Recorded data

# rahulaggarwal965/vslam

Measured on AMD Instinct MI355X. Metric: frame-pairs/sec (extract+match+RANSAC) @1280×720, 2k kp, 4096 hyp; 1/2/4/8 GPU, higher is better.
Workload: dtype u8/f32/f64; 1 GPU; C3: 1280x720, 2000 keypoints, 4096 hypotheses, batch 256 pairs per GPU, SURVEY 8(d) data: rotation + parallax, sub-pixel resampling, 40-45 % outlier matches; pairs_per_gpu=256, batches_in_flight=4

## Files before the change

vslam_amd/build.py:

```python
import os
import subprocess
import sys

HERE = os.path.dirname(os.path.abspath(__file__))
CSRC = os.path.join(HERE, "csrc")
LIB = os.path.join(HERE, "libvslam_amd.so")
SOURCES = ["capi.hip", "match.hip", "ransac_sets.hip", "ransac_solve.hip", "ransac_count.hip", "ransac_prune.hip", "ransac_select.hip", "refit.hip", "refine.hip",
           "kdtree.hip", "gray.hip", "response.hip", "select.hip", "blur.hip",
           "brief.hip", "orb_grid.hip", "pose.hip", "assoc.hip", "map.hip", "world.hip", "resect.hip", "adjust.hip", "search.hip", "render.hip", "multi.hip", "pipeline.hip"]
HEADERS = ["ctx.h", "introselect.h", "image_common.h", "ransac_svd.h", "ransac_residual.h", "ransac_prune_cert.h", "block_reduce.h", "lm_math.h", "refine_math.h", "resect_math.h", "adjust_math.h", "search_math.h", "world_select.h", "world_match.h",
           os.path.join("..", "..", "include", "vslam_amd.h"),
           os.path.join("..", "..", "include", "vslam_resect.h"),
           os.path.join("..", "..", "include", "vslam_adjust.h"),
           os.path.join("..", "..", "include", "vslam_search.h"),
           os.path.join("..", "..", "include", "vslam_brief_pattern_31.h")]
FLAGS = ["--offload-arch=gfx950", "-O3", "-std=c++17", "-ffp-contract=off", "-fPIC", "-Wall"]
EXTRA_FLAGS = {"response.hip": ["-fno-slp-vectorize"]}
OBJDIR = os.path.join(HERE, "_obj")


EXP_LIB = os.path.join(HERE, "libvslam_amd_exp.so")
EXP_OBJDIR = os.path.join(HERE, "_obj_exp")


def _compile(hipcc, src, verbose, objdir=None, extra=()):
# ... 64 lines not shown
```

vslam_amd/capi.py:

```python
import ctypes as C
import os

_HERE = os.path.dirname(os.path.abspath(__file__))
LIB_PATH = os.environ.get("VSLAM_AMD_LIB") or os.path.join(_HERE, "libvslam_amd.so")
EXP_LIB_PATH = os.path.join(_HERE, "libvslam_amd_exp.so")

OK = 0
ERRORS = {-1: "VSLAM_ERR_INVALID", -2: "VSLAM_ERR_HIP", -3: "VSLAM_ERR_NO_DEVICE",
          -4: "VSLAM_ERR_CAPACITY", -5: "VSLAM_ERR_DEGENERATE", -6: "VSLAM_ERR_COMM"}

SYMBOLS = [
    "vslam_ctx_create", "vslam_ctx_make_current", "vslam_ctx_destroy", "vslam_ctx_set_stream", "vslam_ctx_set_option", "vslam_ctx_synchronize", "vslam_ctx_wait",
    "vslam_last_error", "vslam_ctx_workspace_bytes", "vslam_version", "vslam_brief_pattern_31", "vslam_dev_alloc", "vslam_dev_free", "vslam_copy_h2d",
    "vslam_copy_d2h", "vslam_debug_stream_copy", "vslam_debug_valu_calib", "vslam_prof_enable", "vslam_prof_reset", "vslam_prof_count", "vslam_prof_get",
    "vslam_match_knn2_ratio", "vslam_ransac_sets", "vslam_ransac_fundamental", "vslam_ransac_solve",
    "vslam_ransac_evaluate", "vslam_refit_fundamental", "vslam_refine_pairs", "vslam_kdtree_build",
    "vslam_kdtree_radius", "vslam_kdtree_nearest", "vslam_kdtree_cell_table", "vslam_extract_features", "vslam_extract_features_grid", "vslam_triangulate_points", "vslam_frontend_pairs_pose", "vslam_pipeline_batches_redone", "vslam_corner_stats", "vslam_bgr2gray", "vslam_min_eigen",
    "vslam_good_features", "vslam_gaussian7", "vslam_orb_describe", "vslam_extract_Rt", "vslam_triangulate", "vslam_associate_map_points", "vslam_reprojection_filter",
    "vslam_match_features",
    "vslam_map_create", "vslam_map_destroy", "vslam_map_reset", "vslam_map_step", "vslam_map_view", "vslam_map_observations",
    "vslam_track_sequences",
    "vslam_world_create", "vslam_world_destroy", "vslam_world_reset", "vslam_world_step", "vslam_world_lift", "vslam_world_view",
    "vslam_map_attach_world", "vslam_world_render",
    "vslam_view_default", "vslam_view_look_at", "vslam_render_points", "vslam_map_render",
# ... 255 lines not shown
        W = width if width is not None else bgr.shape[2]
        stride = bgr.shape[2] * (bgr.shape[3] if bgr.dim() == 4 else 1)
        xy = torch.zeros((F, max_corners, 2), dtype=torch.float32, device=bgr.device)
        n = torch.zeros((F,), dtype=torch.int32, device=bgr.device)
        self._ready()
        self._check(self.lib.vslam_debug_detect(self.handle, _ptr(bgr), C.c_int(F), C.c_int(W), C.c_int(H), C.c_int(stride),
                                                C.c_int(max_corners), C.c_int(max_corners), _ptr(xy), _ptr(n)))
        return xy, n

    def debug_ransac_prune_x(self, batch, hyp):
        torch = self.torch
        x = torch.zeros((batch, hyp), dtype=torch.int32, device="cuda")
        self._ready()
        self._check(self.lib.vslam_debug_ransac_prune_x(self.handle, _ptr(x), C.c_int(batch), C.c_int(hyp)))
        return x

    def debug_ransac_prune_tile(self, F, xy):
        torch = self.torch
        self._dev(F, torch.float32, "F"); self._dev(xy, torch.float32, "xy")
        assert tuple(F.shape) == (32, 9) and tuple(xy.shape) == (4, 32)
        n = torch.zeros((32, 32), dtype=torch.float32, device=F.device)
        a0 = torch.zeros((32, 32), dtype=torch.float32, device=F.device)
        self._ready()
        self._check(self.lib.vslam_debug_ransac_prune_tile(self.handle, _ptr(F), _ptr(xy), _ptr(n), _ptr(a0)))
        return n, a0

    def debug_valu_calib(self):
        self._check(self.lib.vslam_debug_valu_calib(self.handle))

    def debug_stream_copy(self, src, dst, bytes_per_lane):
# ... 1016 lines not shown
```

---

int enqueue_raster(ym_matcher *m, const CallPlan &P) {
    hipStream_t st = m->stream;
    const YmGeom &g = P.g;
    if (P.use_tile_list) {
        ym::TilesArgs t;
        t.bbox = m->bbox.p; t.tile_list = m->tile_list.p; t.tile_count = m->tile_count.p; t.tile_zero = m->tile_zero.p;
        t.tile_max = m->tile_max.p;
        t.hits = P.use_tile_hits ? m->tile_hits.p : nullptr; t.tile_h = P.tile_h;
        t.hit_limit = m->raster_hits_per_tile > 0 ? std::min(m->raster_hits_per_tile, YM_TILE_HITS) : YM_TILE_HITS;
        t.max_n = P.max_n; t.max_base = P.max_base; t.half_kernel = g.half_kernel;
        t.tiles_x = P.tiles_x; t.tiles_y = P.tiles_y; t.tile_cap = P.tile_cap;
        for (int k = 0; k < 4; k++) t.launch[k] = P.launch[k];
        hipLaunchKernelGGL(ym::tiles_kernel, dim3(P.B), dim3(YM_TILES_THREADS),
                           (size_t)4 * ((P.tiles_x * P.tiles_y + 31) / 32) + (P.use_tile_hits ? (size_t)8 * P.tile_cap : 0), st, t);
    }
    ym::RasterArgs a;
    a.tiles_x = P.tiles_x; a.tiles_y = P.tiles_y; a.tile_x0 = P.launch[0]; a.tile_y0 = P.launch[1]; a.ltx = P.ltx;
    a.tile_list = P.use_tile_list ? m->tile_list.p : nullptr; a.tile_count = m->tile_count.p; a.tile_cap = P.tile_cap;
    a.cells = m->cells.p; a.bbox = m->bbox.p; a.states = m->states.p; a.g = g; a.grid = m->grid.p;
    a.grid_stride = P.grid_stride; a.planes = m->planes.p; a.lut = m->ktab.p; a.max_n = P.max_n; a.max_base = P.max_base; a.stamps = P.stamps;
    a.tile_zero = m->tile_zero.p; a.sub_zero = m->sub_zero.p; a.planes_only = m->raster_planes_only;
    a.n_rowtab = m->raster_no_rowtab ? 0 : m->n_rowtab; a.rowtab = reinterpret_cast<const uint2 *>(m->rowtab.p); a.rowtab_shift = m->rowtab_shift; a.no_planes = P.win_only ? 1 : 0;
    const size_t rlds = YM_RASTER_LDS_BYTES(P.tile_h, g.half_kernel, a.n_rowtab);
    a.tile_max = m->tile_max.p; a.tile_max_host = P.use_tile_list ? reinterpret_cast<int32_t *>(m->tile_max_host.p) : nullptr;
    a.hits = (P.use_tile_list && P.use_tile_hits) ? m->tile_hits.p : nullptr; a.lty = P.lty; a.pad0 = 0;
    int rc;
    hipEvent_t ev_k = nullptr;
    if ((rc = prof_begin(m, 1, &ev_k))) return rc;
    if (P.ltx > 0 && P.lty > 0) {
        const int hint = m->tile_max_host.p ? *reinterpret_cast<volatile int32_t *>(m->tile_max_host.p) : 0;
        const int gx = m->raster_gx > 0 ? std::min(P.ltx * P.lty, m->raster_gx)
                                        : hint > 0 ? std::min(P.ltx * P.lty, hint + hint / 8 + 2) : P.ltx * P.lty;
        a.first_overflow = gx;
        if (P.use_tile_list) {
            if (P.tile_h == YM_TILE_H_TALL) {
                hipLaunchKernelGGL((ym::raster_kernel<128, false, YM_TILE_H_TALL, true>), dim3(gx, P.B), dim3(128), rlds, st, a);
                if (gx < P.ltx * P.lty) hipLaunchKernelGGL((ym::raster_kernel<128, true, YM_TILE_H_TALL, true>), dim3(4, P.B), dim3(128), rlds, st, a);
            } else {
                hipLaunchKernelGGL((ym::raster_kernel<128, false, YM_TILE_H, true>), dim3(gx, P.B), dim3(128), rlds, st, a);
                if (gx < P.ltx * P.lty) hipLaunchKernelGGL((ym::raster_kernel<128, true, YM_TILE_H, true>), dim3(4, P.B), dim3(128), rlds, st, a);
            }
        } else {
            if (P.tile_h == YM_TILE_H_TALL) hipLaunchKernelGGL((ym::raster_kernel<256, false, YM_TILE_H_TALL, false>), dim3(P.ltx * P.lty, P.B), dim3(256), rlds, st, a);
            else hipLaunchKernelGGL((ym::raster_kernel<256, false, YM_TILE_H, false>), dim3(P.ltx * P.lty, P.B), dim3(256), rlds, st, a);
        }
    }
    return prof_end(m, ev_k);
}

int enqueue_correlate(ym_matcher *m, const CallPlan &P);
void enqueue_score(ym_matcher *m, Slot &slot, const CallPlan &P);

## [Work item]
Please output exactly the lines between the one holding "# rahulaggarwal965/vslam" and the one holding "Measured on AMD" in the records above, inclusive, and nothing more.

## [Result]
# rahulaggarwal965/vslam

Measured on AMD Instinct MI355X. Metric: frame-pairs/sec (extract+match+RANSAC) @1280×720, 2k kp, 4096 hyp; 1/2/4/8 GPU, higher is better.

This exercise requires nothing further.